The Italian was smiling serenely, as black as the Fates themselves, the murky light from the lantern throwing into sharp relief the scars and pockmarks on his face.

“I hope,” he added, “you haven’t got the boy involved in this scrimmage.”

That was one of Malatesta’s weak points, thought Alatriste as he made a downward thrust: he talked too much and thus opened up gaps in his defense. The point of his sword caught the Italian’s left arm, forcing him to drop his dagger with an oath. The captain took immediate advantage of this “gap” and gave such a fearsomely fast, low thrust with his dagger that the blade broke when he missed and hit the cannon instead.

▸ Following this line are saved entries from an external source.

int drunet_denoise_f32(pnpx_ctx* ctx, const float* x, const float* sigma, int sigma_stride, float* out, float* out_pre, int B, int H,
                       int W, hipStream_t s, bool keep_mids) {
  DruNet& N = ctx->drunet;
  if (B <= 0 || H < 8 || W < 8 || (H & 7) || (W & 7)) {
    set_error("DRUNet: need B > 0 and H, W positive multiples of 8 (three 2x2 strided convolutions; got B=%d H=%d W=%d)", B, H, W);
    return PNPX_ERR_SHAPE;
  }
  PNPX_TRY(prepare_weights(ctx));
  if (B > N.f32_capB || H != N.f32_capH || W != N.f32_capW || (keep_mids && !N.f32_arena_keeps)) {
    const bool keeps = keep_mids;
    const int nb_img = (!keeps && H == N.f32_capH && W == N.f32_capW && N.f32_capB > B) ? N.f32_capB : B;
    const Plan Pl = plan_of(nb_img, H, W, keeps ? N.nb : 0);
    PNPX_HIP(hipDeviceSynchronize());
    if (N.f32_arena.bytes < Pl.total * sizeof(float)) {
      if (N.f32_arena.p) PNPX_HIP(hipFree(N.f32_arena.p));
      N.f32_arena = DeviceBuf();
      N.f32_capB = N.f32_capH = N.f32_capW = 0;
      void* p = nullptr;
      hipError_t e = hipMalloc(&p, Pl.total * sizeof(float));
      if (e != hipSuccess) {
        set_error("DRUNet fp32 arena allocation of %zu bytes failed: %s", Pl.total * sizeof(float), hipGetErrorString(e));
        return PNPX_ERR_ALLOC;
      }
      N.f32_arena.p = p;
      N.f32_arena.bytes = Pl.total * sizeof(float);
    }
    PNPX_HIP(hipMemset(N.f32_arena.p, 0, N.f32_arena.bytes));
    N.f32_capB = nb_img;
    N.f32_capH = H;
    N.f32_capW = W;
    N.f32_arena_keeps = keeps;
  }
  const Plan Pl = plan_of(N.f32_capB, H, W, N.f32_arena_keeps ? N.nb : 0);
  float* const A = static_cast<float*>(N.f32_arena.p);
  const std::vector<LayerDesc> L = layers_of(N.nb);
  size_t li = 0;

  auto conv = [&](const float* in, float* outp, int h, int w, float slope, const float* res) -> int {
    const ConvLayer& Lc = N.f32_layers[li];
    const float* u = N.f32_wino[li];
    const int kind = L[li].kind;
    ++li;
    if (kind == 3 || kind == 4) return launch_conv1x1_act(Lc, in, outp, B, h, w, slope, res, s);
    if (u && ctx->opt_fp32_winograd && conv3x3_wino_ok(Lc.cin, 0, Lc.cout, h, w))
    {
      if (ctx->opt_fp32_wino8 && conv3x3_wino8_ok(Lc.cin, 0, Lc.cout, h, w))
        return launch_conv3x3_wino8(u, Lc.b, Lc.cout, in, Lc.cin, nullptr, 0, outp, B, h, w, s, slope, res, nullptr);
      return launch_conv3x3_wino(u, Lc.b, Lc.cout, in, Lc.cin, nullptr, 0, outp, B, h, w, s, slope, res, nullptr);
    }
    return launch_conv3x3_act(Lc, in, Lc.cin, nullptr, 0, outp, B, h, w, slope, res, s);
  };
  auto resblocks = [&](int l, int dec, float* cur, float** result) -> int {
    const int h = H >> l, w = W >> l;
    float* pq[2] = {A + Pl.P[l], A + Pl.Q[l]};
    int k = 0;
    for (int i = 0; i < N.nb; ++i) {
      float* mid = keep_mids ? A + Pl.MK[l][dec * N.nb + i] : A + Pl.M[l];
      PNPX_TRY(conv(cur, mid, h, w, 0.f, nullptr));
      float* dst = pq[k];
      if (dst == cur) dst = pq[k ^= 1];
      PNPX_TRY(conv(mid, dst, h, w, 1.f, cur));
      cur = dst;
      k ^= 1;
    }
    *result = cur;
    return PNPX_OK;
  };

  hipLaunchKernelGGL(f32_prep_kernel, dim3((W + 63) / 64, H, B), dim3(64), 0, s, x, sigma, sigma_stride, A + Pl.in2, H, W, padded_h(H),
                     padded_w(W));
  PNPX_LAUNCH_CHECK();
  PNPX_TRY(conv(A + Pl.in2, A + Pl.S[0], H, W, 1.f, nullptr));
  float* cur = A + Pl.S[0];
  for (int l = 0; l < 3; ++l) {
    PNPX_TRY(resblocks(l, 0, cur, &cur));
    const int h = H >> l, w = W >> l;
    const size_t n = (size_t)B * 4 * NC[l] * (h / 2) * (w / 2);
    hipLaunchKernelGGL(f32_s2d_kernel, g1(n), dim3(256), 0, s, cur, A + Pl.DT[l + 1], NC[l], h, w, n);
    PNPX_LAUNCH_CHECK();
    PNPX_TRY(conv(A + Pl.DT[l + 1], A + Pl.S[l + 1], h / 2, w / 2, 1.f, nullptr));
    cur = A + Pl.S[l + 1];
  }
  PNPX_TRY(resblocks(3, 0, cur, &cur));
  for (int l = 2; l >= 0; --l) {
    const int h = H >> (l + 1), w = W >> (l + 1);
    const size_t na = (size_t)B * NC[l + 1] * h * w;
    hipLaunchKernelGGL(f32_add_kernel, g1(na), dim3(256), 0, s, cur, A + Pl.S[l + 1], A + Pl.M[l + 1], h, w, na);
    PNPX_LAUNCH_CHECK();
    PNPX_TRY(conv(A + Pl.M[l + 1], A + Pl.DT[l + 1], h, w, 1.f, nullptr));
    const size_t nd = (size_t)B * NC[l] * (2 * h) * (2 * w);
    hipLaunchKernelGGL(f32_d2s_kernel, g1(nd), dim3(256), 0, s, A + Pl.DT[l + 1], A + Pl.U[l], NC[l], h, w, nd);
    PNPX_LAUNCH_CHECK();
    PNPX_TRY(resblocks(l, 1, A + Pl.U[l], &cur));
  }
  {
    const size_t na = (size_t)B * NC[0] * H * W;
    hipLaunchKernelGGL(f32_add_kernel, g1(na), dim3(256), 0, s, cur, A + Pl.S[0], A + Pl.M[0], H, W, na);
    PNPX_LAUNCH_CHECK();
  }
  PNPX_TRY(conv(A + Pl.M[0], A + Pl.T32, H, W, 1.f, nullptr));
  hipLaunchKernelGGL(f32_out_kernel, dim3((W + 63) / 64, H, B), dim3(64), 0, s, A + Pl.T32, out, out_pre, H, W);
  PNPX_LAUNCH_CHECK();
  if (li != L.size()) {
    set_error("DRUNet fp32: internal layer walk mismatch (%zu of %zu)", li, L.size());
    return PNPX_ERR_ARG;
  }
  return PNPX_OK;
}
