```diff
+    double mm_lo = __builtin_inf(), mm_hi = -__builtin_inf();
+    if (fin) {
+#pragma unroll
+        for (int f = 0; f < FD; ++f) {
+            const int k = NW == 1 ? f : w;
+            const size_t idx = (size_t)p * D + k;
+            if (sums64) {
+                sums64[idx] = t[f];
+                continue;
+            }
+            const T a = red_finish<T>(t[f], scale, do_kick, idx, k, p, np, v0[f], x0[f], a_prev[f], half_dt, dt, far_lim, acc,
+                                      vel, pos, packed, pos_next);
+            if (mm_part) {
+                if (NW == 1 || w == 0) red_mm_take(mm_lo, mm_hi, (double)a);
+                else s_acc[w][lane] = (double)a;
+            }
+        }
+    }
+    if (mm_part) {
+        if constexpr (NW > 1) {
+            __syncthreads();
+            if (w == 0 && p < n && !sums64) {
+#pragma unroll
+                for (int k = 1; k < D; ++k) red_mm_take(mm_lo, mm_hi, s_acc[k][lane]);
+            }
+        }
+        if (w == 0) {
+#pragma unroll
+            for (int o = 32; o >= 1; o >>= 1) {
+                const double ol = __shfl_xor(mm_lo, o, 64), oh = __shfl_xor(mm_hi, o, 64);
+                mm_lo = (ol != ol || mm_lo != mm_lo) ? __builtin_nan("") : (ol < mm_lo ? ol : mm_lo);
+                mm_hi = (oh != oh || mm_hi != mm_hi) ? __builtin_nan("") : (oh > mm_hi ? oh : mm_hi);
+            }
+            if (lane == 0) { mm_part[2 * blockIdx.x] = mm_lo; mm_part[2 * blockIdx.x + 1] = mm_hi; }
+        }
+    }
+}
+
 __global__ void __launch_bounds__(NB_BLOCK)
 finish_sums64_kernel(const double *__restrict__ sums64, double scale, float *__restrict__ acc, long long count)
 {
@@ -397,7 +617,7 @@
                                 const int *row_nslots, const int *col_upto, int tile_b, int n,
                                 int np, int dim, int is_f64, double scale, void *acc, void *vel, double half_dt,
                                 int do_kick, void *pos, void *packed, double dt, hipStream_t st, int p_begin, int p_end,
-                                double *sums64, double *mm_part, void *pos_next, int far)
+                                double *sums64, double *mm_part, void *pos_next, int far, int shape)
 {
     const double far_lim = nb_far_limit(far, is_f64);
     if ((do_kick & NB_KICK_MODE_MASK) == NB_KICK_CLOSE_SPEC && !pos_next) return hipErrorInvalidValue;
@@ -405,13 +625,25 @@
     if (p_end <= p_begin) return hipSuccess;
     const int blk0 = p_begin / 64;
     const int grid = (p_end + 63) / 64 - blk0;
+    if (shape == NB_RED_AUTO) shape = is_f64 ? NB_RED_SHAPE_F64 : NB_RED_SHAPE_F32;
     return nb::pick<2, 3>(dim, [&](auto D) {
         return nb::pick_real(is_f64, [&](auto real) {
             using T = typename decltype(real)::type;
-            hipLaunchKernelGGL((reduce_sym_kernel<T, D.value>), dim3(grid), dim3(64 * NB_RED_WAVES), 0, st, rowslab,
-                               (const T *)colslab, row_slot0, row_nslots, col_upto, tile_b, n, np, scale, (T *)acc, (T *)vel,
-                               (T)half_dt, do_kick, (T *)pos, (T *)packed, (T)dt, blk0, sums64, mm_part, (T *)pos_next, (T)far_lim);
-            return hipGetLastError();
+            if (shape == NB_RED_CLASSIC) {
+                hipLaunchKernelGGL((reduce_sym_kernel<T, D.value>), dim3(grid), dim3(64 * NB_RED_WAVES), 0, st, rowslab,
+                                   (const T *)colslab, row_slot0, row_nslots, col_upto, tile_b, n, np, scale, (T *)acc, (T *)vel,
+                                   (T)half_dt, do_kick, (T *)pos, (T *)packed, (T)dt, blk0, sums64, mm_part, (T *)pos_next,
+                                   (T)far_lim);
+                return hipGetLastError();
+            }
+            return nb::pick<104, 401, 402, 1601>(shape, [&](auto S) {
+                constexpr int CH = S.value / 100, U = S.value % 100;
+                hipLaunchKernelGGL((reduce_sym_chains_kernel<T, D.value, CH, U>), dim3(grid), dim3(64 * (16 / CH)), 0, st,
+                                   rowslab, (const T *)colslab, row_slot0, row_nslots, col_upto, tile_b, n, np, scale, (T *)acc,
+                                   (T *)vel, (T)half_dt, do_kick, (T *)pos, (T *)packed, (T)dt, blk0, sums64, mm_part,
+                                   (T *)pos_next, (T)far_lim);
+                return hipGetLastError();
+            });
         });
     });
 }
diff --git a/nbody_cosmological_simulation_amd/csrc/nb_internal.h b/nbody_cosmological_simulation_amd/csrc/nb_internal.h
--- a/nbody_cosmological_simulation_amd/csrc/nb_internal.h
+++ b/nbody_cosmological_simulation_amd/csrc/nb_internal.h
@@ -121,6 +121,7 @@
 hipError_t nb_launch_potential_sym(const void *packed, const SymWork *work, int nwork, double *part, int np, int dim,
                                    int r, int is_f64, int f32_terms, int mass_dt , double eps2,
                                    int uniform , hipStream_t st);
+constexpr int NB_RED_AUTO = 0, NB_RED_CLASSIC = -1;
 hipError_t nb_launch_final_sum(const double *part, int count, double *out, hipStream_t st);
 hipError_t nb_launch_reduce_sym(const double *rowslab, const void *colslab, const int *row_slot0,
                                 const int *row_nslots, const int *col_upto, int tile_b, int n,
@@ -130,7 +131,8 @@
                                 int p_begin = 0, int p_end = -1 ,
                                 double *sums64 = nullptr ,
                                 double *mm_part = nullptr ,
-                                void *pos_next = nullptr , int far = NB_FAR_FORCE );
+                                void *pos_next = nullptr , int far = NB_FAR_FORCE ,
+                                int shape = NB_RED_AUTO );
 hipError_t nb_launch_finish_sums64(const double *sums64, double scale, float *acc, int64_t count, hipStream_t st);
 
 hipError_t nb_launch_force_f64(const double *pos, const double *mass, double *partial, const ForceGeom &g,
diff --git a/nbody_cosmological_simulation_amd/csrc/nb_plan.cpp b/nbody_cosmological_simulation_amd/csrc/nb_plan.cpp
--- a/nbody_cosmological_simulation_amd/csrc/nb_plan.cpp
+++ b/nbody_cosmological_simulation_amd/csrc/nb_plan.cpp
@@ -39,6 +39,9 @@
     k.no_spec = getenv("NB_NO_SPEC") != nullptr;
     k.no_x64 = getenv("NB_NO_X64") != nullptr;
     k.no_red_mm = getenv("NB_NO_RED_MM") != nullptr;
+    k.red_shape = env_int("NB_RED_SHAPE", 0);
+    if (k.red_shape != 104 && k.red_shape != 401 && k.red_shape != 402 && k.red_shape != 1601) k.red_shape = NB_RED_AUTO;
+    if (env_int("NB_RED_CLASSIC", 0) != 0) k.red_shape = NB_RED_CLASSIC;
     k.small_max = std::max(0, env_int("NB_SMALL_MAX", 0));
     k.small_lanes = env_int("NB_SMALL_LANES", 0);
     if (k.small_lanes != 16 && k.small_lanes != 32 && k.small_lanes != 64) k.small_lanes = 0;
diff --git a/nbody_cosmological_simulation_amd/csrc/nb_plan.h b/nbody_cosmological_simulation_amd/csrc/nb_plan.h
--- a/nbody_cosmological_simulation_amd/csrc/nb_plan.h
+++ b/nbody_cosmological_simulation_amd/csrc/nb_plan.h
@@ -30,6 +30,7 @@
     bool no_small_fuse = false;
     bool no_p2p_kick = false;
     bool no_spec = false;
+    int red_shape = 0;
 };
 NbKnobs nb_read_knobs();
 
diff --git a/nbody_cosmological_simulation_amd/csrc/nb_step.cpp b/nbody_cosmological_simulation_amd/csrc/nb_step.cpp
--- a/nbody_cosmological_simulation_amd/csrc/nb_step.cpp
+++ b/nbody_cosmological_simulation_amd/csrc/nb_step.cpp
@@ -356,7 +356,7 @@
         HIPCHK(nb_launch_reduce_sym(sp.rowslab, sp.colslab, sp.row_slot0, sp.row_nslots, sp.col_upto, sp.tile_b, c.n, sp.np,
                                     c.dim, s->is_f64, e.scale, red_out, s->vel, c.dt / 2, kmode, s->pos, sp.packed, c.dt,
                                     s->stream, 0, -1, sums64, e.red_mm ? s->scalars + 8 : nullptr, s->pos_alt,
-                                    grid_mode(c.mode) ? NB_FAR_OFF : NB_FAR_FORCE));
+                                    grid_mode(c.mode) ? NB_FAR_OFF : NB_FAR_FORCE, s->knobs.red_shape));
         site_set(res, "reduce_sym", kmode);
         if (spec) { s->spec_open = true; s->spec_kind = 2; s->spec_dt = c.dt; }
     }
```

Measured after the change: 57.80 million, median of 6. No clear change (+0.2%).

For a moment, he and Malatesta stood very close, almost embracing, looking at each other. They both swiftly drew back their swords to gain some space and try to get their knife in before the other one did; then the captain, resting his free—badly bruised—hand on the cannon, gave the Italian a sly kick that sent him slamming into the gunwale and the shrouds. At that point, behind them, they heard loud shouts coming from the waist of the ship, and a renewed clatter of swords spread throughout the deck. Alatriste did not turn round, intent as he was on his enemy, but from the expression on the latter’s face, suddenly grim and desperate, he could tell that Sebastián Copons must finally have boarded at the prow. To confirm this, the Italian opened his mouth and let out a stream of blasphemies in his mother tongue, something about il cazzo di Cristo and la sporca Madonna.